Exercise prompt
The answer is the set of lines that include "return", copied from the data below.

Input data
def _comb_eff_ld(emb, H):
    return max(4 * H, H * len(emb.convs) if emb.jk else H)
# ... 311 lines not shown
        mods = [emb.emb_gn] + [c.gn for c in emb.convs] + list(emb.gns)
        return all(getattr(m, "_direct_grad", False) and m.weight.grad is not None for m in mods) and \
            emb.input_emb.weight.grad is not None

    def forward(self, x_flat, z, edge_index, edge_weight, keep, readout=None, acc=1, labels=None, snapshot_rng=False):
        dev = x_flat.device
        with ops.rng_scope(dev, None):
            return self._forward(x_flat, z, edge_index, edge_weight, keep, readout, acc, labels, snapshot_rng)

    def _forward(self, x_flat, z, edge_index, edge_weight, keep, readout, acc, labels, snapshot_rng):
        from .models import buildAdj
        emb, lib = self.emb, _lib.load()
        dev = x_flat.device
        n = x_flat.shape[0]
        W = emb.input_emb.weight
        V, H = W.shape
        L = len(emb.convs)
        train = emb.training
        p = float(emb.dropout) if train else 0.0
        f32 = dict(dtype=torch.float32, device=dev)
        advance = train and (p > 0 or any(c.dropout > 0 for c in emb.convs))
        from .models import _act_code
        act = _act_code(emb.activation)
        st = {"n": n, "H": H, "L": L, "p": p, "x_flat": x_flat, "acc": int(acc), "rng_epoch": ops.rng_epoch(dev), "act": act,
              "stat_rows": int(lib.glass_dual_linear_stat_rows(H))}
        unl = not hasattr(emb, "emb_gn")
        st["unlabeled"] = unl
        if unl:
            labels = emb.__dict__.get("_glass_no_labels")
            if labels is None or labels.n != n or labels.mask.device != dev:
                labels = emb.__dict__["_glass_no_labels"] = BatchLabels(n, 1, dev)
                labels.loaded = True
        if isinstance(z, tuple) and labels is None and train:
            labels = BatchLabels(n, z[1].numel(), dev)
            labels.load(z[1])
        if labels is not None:
            zp, pp, npos = 0, 0, -1
            mask = labels.mask
        elif isinstance(z, tuple):
            zp, pp, npos = 0, z[1].data_ptr(), z[1].numel()
            mask = torch.empty(n, dtype=torch.uint8, device=dev)
        else:
            zp, pp, npos = (0 if z is None else z.data_ptr()), 0, 0
            mask = torch.empty(n, dtype=torch.uint8, device=dev)
        st["labels"] = labels
        h = torch.empty((n, H), **f32)
        st["mask"] = mask
        gn0 = None if unl else emb.emb_gn
        use_table = (V <= _lib.EMBED_NORM_MAX_ROWS and USE_EMBED_TABLE) or unl
        first_gn = None
        acc_all = acc_bwd = acc_fwd = acc_ro = None
        exact_all = USE_GN_EXACT and bool(lib.glass_gn_exact_supported(H)) and n <= GN_EXACT_MAX_ROWS
        exact_fwd_only = (not exact_all and USE_GN_EXACT and n <= GN_EXACT_FWD_ONLY_MAX_ROWS and
                          bool(lib.glass_gn_exact_fwd_supported(H)) and L == 1 and
                          all(_comb_eff_fwd_ok(conv, labels, H, _comb_eff_ld(emb, H)) for conv in emb.convs))
        if exact_all or exact_fwd_only:
            n_bwd = 2 * L - 1 if (keep and exact_all) else 0
            n_fwd = 2 * L if ((readout is not None or unl) and USE_GN_EXACT_FWD) else 0
            w_h = int(lib.glass_gn_exact_words(H))
            w_ro = int(lib.glass_gn_exact_words(H * L if emb.jk else H)) if (readout is not None and keep and USE_READOUT_TWO) else 0
            if n_bwd + n_fwd:
                acc_all = torch.empty((n_bwd + n_fwd) * w_h + w_ro, dtype=torch.int64, device=dev)
                blocks = acc_all[:(n_bwd + n_fwd) * w_h].view(n_bwd + n_fwd, w_h)
                acc_bwd = blocks[:n_bwd] if n_bwd else None
                acc_fwd = blocks[n_bwd:] if n_fwd else None
                acc_ro = acc_all[(n_bwd + n_fwd) * w_h:] if w_ro else None
        elif (USE_GN_EXACT and USE_READOUT_TWO and readout is not None and keep and labels is not None and H % 4 == 0 and
              (H * L if emb.jk else H) <= 128 and n <= GN_EXACT_READOUT_MAX_ROWS):
            acc_all = acc_ro = torch.empty(int(lib.glass_gn_exact_words(H * L if emb.jk else H)), dtype=torch.int64, device=dev)
        st["gn_exact"] = acc_bwd
        st["gn_exact_readout"] = acc_ro
        head = labels if (labels is not None and getattr(labels, "in_head", False) and train) else None
        if unl:
            sel = emb._selection(x_flat)
            ident = emb.__dict__.get("_glass_ident_saved")
            if ident is None or ident.device != dev:
                ident = emb.__dict__["_glass_ident_saved"] = torch.cat([torch.zeros(H, **f32), torch.ones(2 * H, **f32), torch.zeros(H, **f32)])
            emb._glass_arena.refresh_transposes(ops.rng_state(dev) if advance else None, zero=acc_all, head=head)
            st["emb_table"], st["emb_saved"] = sel, ident
            first_gn = (ident, ACT_NONE, p, 1)
        elif use_table and labels is not None and USE_GATHER_IN_TRANS and lib.glass_dual_linear_fwd_gather_supported(H):
            sel = emb._selection(x_flat)
            saved = torch.empty(4 * H, **f32)
            emb._glass_arena.refresh_transposes(ops.rng_state(dev) if advance else None,
                                                table=(W, V, sel.op.rowptr, gn0, saved, None), zero=acc_all, head=head)
            st["emb_table"], st["emb_saved"] = sel, saved
            first_gn = (saved, ACT_NONE, p, 1)
        elif _PROLOGUE_DONE and not advance and acc_all is None and head is None:
            pass
        else:
            emb._glass_arena.refresh_transposes(ops.rng_state(dev) if advance else None, zero=acc_all, head=head)
        st["rng_epoch"] = ops.rng_epoch(dev)
        st["rng_words"] = ops.rng_snapshot(dev) if (snapshot_rng and advance and keep) else None
        ops._rng_cur[ops._dev(dev)] = st["rng_words"]
        if first_gn is not None:
            pass
        elif use_table:
            sel = emb._selection(x_flat)
            saved = torch.empty(4 * H, **f32)
            table = torch.empty((V, H), **f32)
            rng = ops.rng_tensor(dev).data_ptr() if p > 0 else 0
            _check(lib.glass_embed_norm_fwd_f32(x_flat.data_ptr(), W.data_ptr(), V, sel.op.rowptr.data_ptr(),
                                                gn0.weight.data_ptr(), gn0.bias.data_ptr(), gn0.mean_scale.data_ptr(),
                                                float(gn0.eps), saved.data_ptr(), table.data_ptr(),
                                                zp, pp, npos, p, rng, 1, h.data_ptr(), H,
                                                mask.data_ptr(), n, H, _stream()), "glass_embed_norm_fwd_f32")
            st["emb_table"], st["emb_saved"] = sel, saved
        else:
            h0 = torch.empty((n, H), **f32)
            _check(lib.glass_embed_label_f32(x_flat.data_ptr(), W.data_ptr(), V, zp, pp, npos, h0.data_ptr(), H,
                                             mask.data_ptr(), n, H, _stream()),
                   "glass_embed_label_f32")
            st["h0"] = h0
            st["emb_saved"] = _GN(gn0).fwd(h0, h, ACT_NONE, p, 1)
        C_out = H * L if emb.jk else H
        jk = torch.empty((n, C_out), **f32)
        layers, cstats = [], []
        pending_gn = None
        c_prev = None
        for l, conv in enumerate(emb.convs):
            if conv.adj is None:
                conv.adj = buildAdj(edge_index, edge_weight, n, conv.aggr)
            pc = float(conv.dropout) if train else 0.0
            T = torch.empty((n, 2 * H), **f32)
            m = torch.empty((n, H), **f32)
            if pending_gn is None and first_gn is not None:
                _dual_fwd(W, None, conv._stack["trans"], mask, conv.z_ratio, act, T, m, gn=(*first_gn, h), xa_index=x_flat)
            elif pending_gn is None:
                _dual_fwd(h, None, conv._stack["trans"], mask, conv.z_ratio, act, T, m)
            else:
                h = torch.empty((n, H), **f32)
                _dual_fwd(c_prev, None, conv._stack["trans"], mask, conv.z_ratio, act, T, m, gn=(*pending_gn, h))
            a = conv.adj.fwd.spmm(m)
            g = torch.empty((n, H), **f32)
            gsaved = _GN(conv.gn).stats(a) if acc_fwd is None else _GN(conv.gn).stats_exact(a, acc_fwd[l])
            last = l + 1 == L
            c = jk[:, l * H:(l + 1) * H] if emb.jk else (jk if last else torch.empty((n, H), **f32))
            if unl and last:
                cstat = None
                _comb_eff_fwd(a, h, conv, mask, c, None, (gsaved, ACT_NONE, pc, conv.call_base, g), labels)
            elif _comb_eff_fwd_ok(conv, labels, H, _comb_eff_ld(emb, H)):
                cstat = acc_fwd[L + l] if acc_fwd is not None else \
                    torch.empty((int(lib.glass_comb_eff_fwd_blocks(n, H, labels.cap)), 2, H), dtype=torch.float64, device=dev)
                _comb_eff_fwd(a, h, conv, mask, c, cstat, (gsaved, ACT_NONE, pc, conv.call_base, g), labels)
            else:
                cstat = acc_fwd[L + l] if acc_fwd is not None else \
                    torch.empty((-(-n // st["stat_rows"]), 2, H), dtype=torch.float64, device=dev)
                _dual_fwd(a, h, conv._stack["comb"], mask, conv.z_ratio, ACT_NONE, None, c, cstat,
                          gn=(gsaved, ACT_NONE, pc, conv.call_base, g))
            cstats.append(cstat)
            rec = {"h": h, "T": T, "a": a, "g": g, "gsaved": getattr(gsaved, "saved", gsaved), "c": c, "pc": pc}
            if not last:
                if acc_fwd is not None:
                    nsaved = _PendingStats(torch.empty(4 * H, **f32), cstat, 1, emb.gns[l], REP_DENSE)
                else:
                    nsaved = _GN(emb.gns[l]).finalize([cstat], n)
                rec["nsaved"] = getattr(nsaved, "saved", nsaved)
                pending_gn, c_prev = (nsaved, act, p, conv.call_base + 1), c
            layers.append(rec if keep else None)
        st["jk"], st["layers"] = jk, layers
        if unl:
            return jk, (st if keep else None)
        gnf = _GN(emb.gns[-1])
        if acc_fwd is not None:
            st["final_saved"] = _PendingStats(torch.empty(4 * C_out, **f32), acc_fwd[L:] if emb.jk else acc_fwd[2 * L - 1],
                                              L if emb.jk else 1, emb.gns[-1], REP_DENSE)
        else:
            st["final_saved"] = gnf.finalize(cstats if emb.jk else cstats[-1:], n)
# ... 62 lines not shown
        dh_next = None
        npart = None
        pending = []
        nblk = -(-n // st["stat_rows"])
        f64 = dict(dtype=torch.float64, device=dev)
        for l in range(L - 1, -1, -1):
            conv, rec = emb.convs[l], st["layers"][l]
            last = l + 1 == L
            dc_src = None
            if last:
                dc = djk[:, l * H:(l + 1) * H] if emb.jk else djk
            elif (USE_GN_BWD_IN_COMB and npart.dtype == torch.int64 and _comb_eff_ok(conv, st.get("labels"), H, _comb_eff_ld(emb, H)) and
                  _lib.load().glass_comb_eff_bwd_gn_src_supported(n, H)):
                m = emb.gns[l]
                ad = djk[:, l * H:(l + 1) * H] if emb.jk else None
                dc_src = _lib.GnBwdSrc(npart.data_ptr(), _rep(npart), dh_next.data_ptr(), dh_next.stride(0), rec["c"].data_ptr(),
                                       rec["c"].stride(0), 0 if ad is None else ad.data_ptr(), 0 if ad is None else ad.stride(0),
                                       rec["nsaved"].data_ptr(), m.weight.data_ptr(), m.mean_scale.data_ptr(),
                                       m.weight.grad.data_ptr(), m.bias.grad.data_ptr(), m.mean_scale.grad.data_ptr(), acc, act,
                                       float(p), conv.call_base + 1)
                dc = dh_next
            else:
                dc = torch.empty((n, H), **f32)
                _GN(emb.gns[l]).bwd_from_stats(dh_next, rec["c"], rec["nsaved"], dc, npart, act, p, conv.call_base + 1,
                                               addend=djk[:, l * H:(l + 1) * H] if emb.jk else None, acc=acc)
            din = torch.empty((n, 2 * H), **f32)
            labels = st.get("labels")
            acc_all = st.get("gn_exact")
            if acc_all is not None:
                gpart = acc_all[2 * l]
            if acc_all is not None and _comb_eff_ok(conv, labels, H, _comb_eff_ld(emb, H)):
                _comb_eff_bwd(dc, conv, mask, din, rec["g"], rec["h"], pending, acc,
                              (gpart, rec["a"], rec["gsaved"], conv.gn.mean_scale, ACT_NONE, rec["pc"], conv.call_base), labels,
                              dsrc_gn=dc_src)
            elif acc_all is not None:
                _dual_bwd(dc, None, conv._stack["comb"], mask, conv.z_ratio, ACT_NONE, 2 * H, None, din, rec["g"], rec["h"],
                          pending, acc, gn=(gpart, rec["a"], rec["gsaved"], conv.gn.mean_scale, ACT_NONE, rec["pc"], conv.call_base))
            elif _comb_eff_ok(conv, labels, H, _comb_eff_ld(emb, H)):
                gpart = torch.empty((int(_lib.load().glass_comb_eff_blocks(n, H, labels.cap)), 2, H), **f64)
                _comb_eff_bwd(dc, conv, mask, din, rec["g"], rec["h"], pending, acc,
                              (gpart, rec["a"], rec["gsaved"], conv.gn.mean_scale, ACT_NONE, rec["pc"], conv.call_base), labels)
            else:
                gpart = torch.empty((nblk, 2, H), **f64)
                _dual_bwd(dc, None, conv._stack["comb"], mask, conv.z_ratio, ACT_NONE, 2 * H, None, din, rec["g"], rec["h"],
                          pending, acc, gn=(gpart, rec["a"], rec["gsaved"], conv.gn.mean_scale, ACT_NONE, rec["pc"], conv.call_base))
            da = torch.empty((n, H), **f32)
            _GN(conv.gn).bwd_from_stats(din[:, :H], rec["a"], rec["gsaved"], da, gpart, ACT_NONE, rec["pc"], conv.call_base,
                                        acc=acc)
            dm = conv.adj.bwd.spmm(da)
            dh = torch.empty((n, H), **f32)
            drop = (p, 1) if (l == 0 and "emb_table" in st) else None
            gn = None
            if l > 0:
                below, cb = st["layers"][l - 1], emb.convs[l - 1]
                npart = acc_all[2 * l - 1] if acc_all is not None else torch.empty((nblk, 2, H), **f64)
                gn = (npart, below["c"], below["nsaved"], emb.gns[l - 1].mean_scale, act, p, cb.call_base + 1)
            _dual_bwd(dm, rec["T"], conv._stack["trans"], mask, conv.z_ratio, act, H, din[:, H:], dh, rec["h"], None, pending,
                      acc, drop, gn)
            dh_next = dh
            st["layers"][l] = None
        W = emb.input_emb.weight
        self.applied_optimizer = False
        if st.get("unlabeled"):
            _reduce_pending(pending, None)
            if tail_hook is not None:
                tail_hook()
            sel = st["emb_table"]
            if acc:
                W.grad.add_(sel.op.spmm(dh_next))
            else:
                sel.op.spmm(dh_next, out=W.grad)
            return
        gn0 = emb.emb_gn
        fused_tail = "emb_table" in st and USE_FUSED_TAIL
        prod = _reduce_pending(pending, (st["emb_table"], dh_next) if fused_tail else None)
        if tail_hook is not None:
            tail_hook()
        if fused_tail:
            sel, arena = st["emb_table"], emb._glass_arena
            offs = [arena.offset_of(t) for t in (W, gn0.weight, gn0.bias, gn0.mean_scale)]
            opt_ok = fused_opt is not None and all(o is not None for o in offs) and fused_opt.fusable() and acc == 0
            G, ws, rrows, n_red = prod
            oargs = (*fused_opt.fused_args(), *offs) if opt_ok else (0, 0, 0, 0, 0, 0, 0.0, 0.0, 0.0, 0.0, 0, 0, 0, 0, 0)
            _check(_lib.load().glass_embed_norm_bwd_adam_f32(G.data_ptr(), W.data_ptr(), W.shape[0], sel.op.rowptr.data_ptr(),
                                                             gn0.weight.data_ptr(), gn0.mean_scale.data_ptr(),
                                                             st["emb_saved"].data_ptr(), W.grad.data_ptr(), acc,
                                                             gn0.weight.grad.data_ptr(), gn0.bias.grad.data_ptr(),
                                                             gn0.mean_scale.grad.data_ptr(), acc, H, ws, rrows, n_red,
                                                             *oargs, _stream()),
                   "glass_embed_norm_bwd_adam_f32")
            self.applied_optimizer = opt_ok
            return
        if "emb_table" in st:
            sel = st["emb_table"]
            G = sel.op.spmm(dh_next)
            _check(_lib.load().glass_embed_norm_bwd_f32(G.data_ptr(), W.data_ptr(), W.shape[0], sel.op.rowptr.data_ptr(),
                                                        gn0.weight.data_ptr(), gn0.mean_scale.data_ptr(),
                                                        st["emb_saved"].data_ptr(), W.grad.data_ptr(), acc,
                                                        gn0.weight.grad.data_ptr(), gn0.bias.grad.data_ptr(),
                                                        gn0.mean_scale.grad.data_ptr(), acc, H, _stream()),
                   "glass_embed_norm_bwd_f32")
            return
        dh0 = torch.empty((n, H), **f32)
        _GN(gn0).bwd(dh_next, st["h0"], st["emb_saved"], dh0, ACT_NONE, p, 1, acc=acc)
        if acc:
            W.grad.add_(emb._selection(st["x_flat"]).op.spmm(dh0))
        else:
            emb._selection(st["x_flat"]).op.spmm(dh0, out=W.grad)


    def written_params(self, head):
        emb = self.emb
        if not hasattr(emb, "emb_gn"):
            out = [emb.input_emb.weight]
            for gn in [c.gn for c in emb.convs] + list(emb.gns):
                out += [gn.weight, gn.bias, gn.mean_scale]
            for c in emb.convs:
                out += [c.trans_fn.weight, c.trans_fn.bias, c.comb_fn.weight, c.comb_fn.bias]
            return out
        out = [emb.input_emb.weight, head.weight, head.bias]
        for gn in [emb.emb_gn] + [c.gn for c in emb.convs] + list(emb.gns):
            out += [gn.weight, gn.bias, gn.mean_scale]
        for c in emb.convs:
            for lin in list(c.trans_fns) + list(c.comb_fns):
                out += [lin.weight, lin.bias]
        return out

    def loss_and_grads(self, x_flat, z, edge_index, edge_weight, pos, pool_mode, head, target, loss_mode, overwrite=False,
                       tail_hook=None, labels=None, fused_opt=None):
        with torch.no_grad():
            (loss, logits), st = self.forward(x_flat, z, edge_index, edge_weight, True,
                                              readout=(pos, pool_mode, head, target, loss_mode), acc=0 if overwrite else 1,
                                              labels=labels)
            self.backward(st, None, tail_hook, fused_opt if overwrite else None)
        return loss, logits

Task output
    return max(4 * H, H * len(emb.convs) if emb.jk else H)
        return all(getattr(m, "_direct_grad", False) and m.weight.grad is not None for m in mods) and \
            return self._forward(x_flat, z, edge_index, edge_weight, keep, readout, acc, labels, snapshot_rng)
            return jk, (st if keep else None)
            return
            return
            return
            return out
        return out
        return loss, logits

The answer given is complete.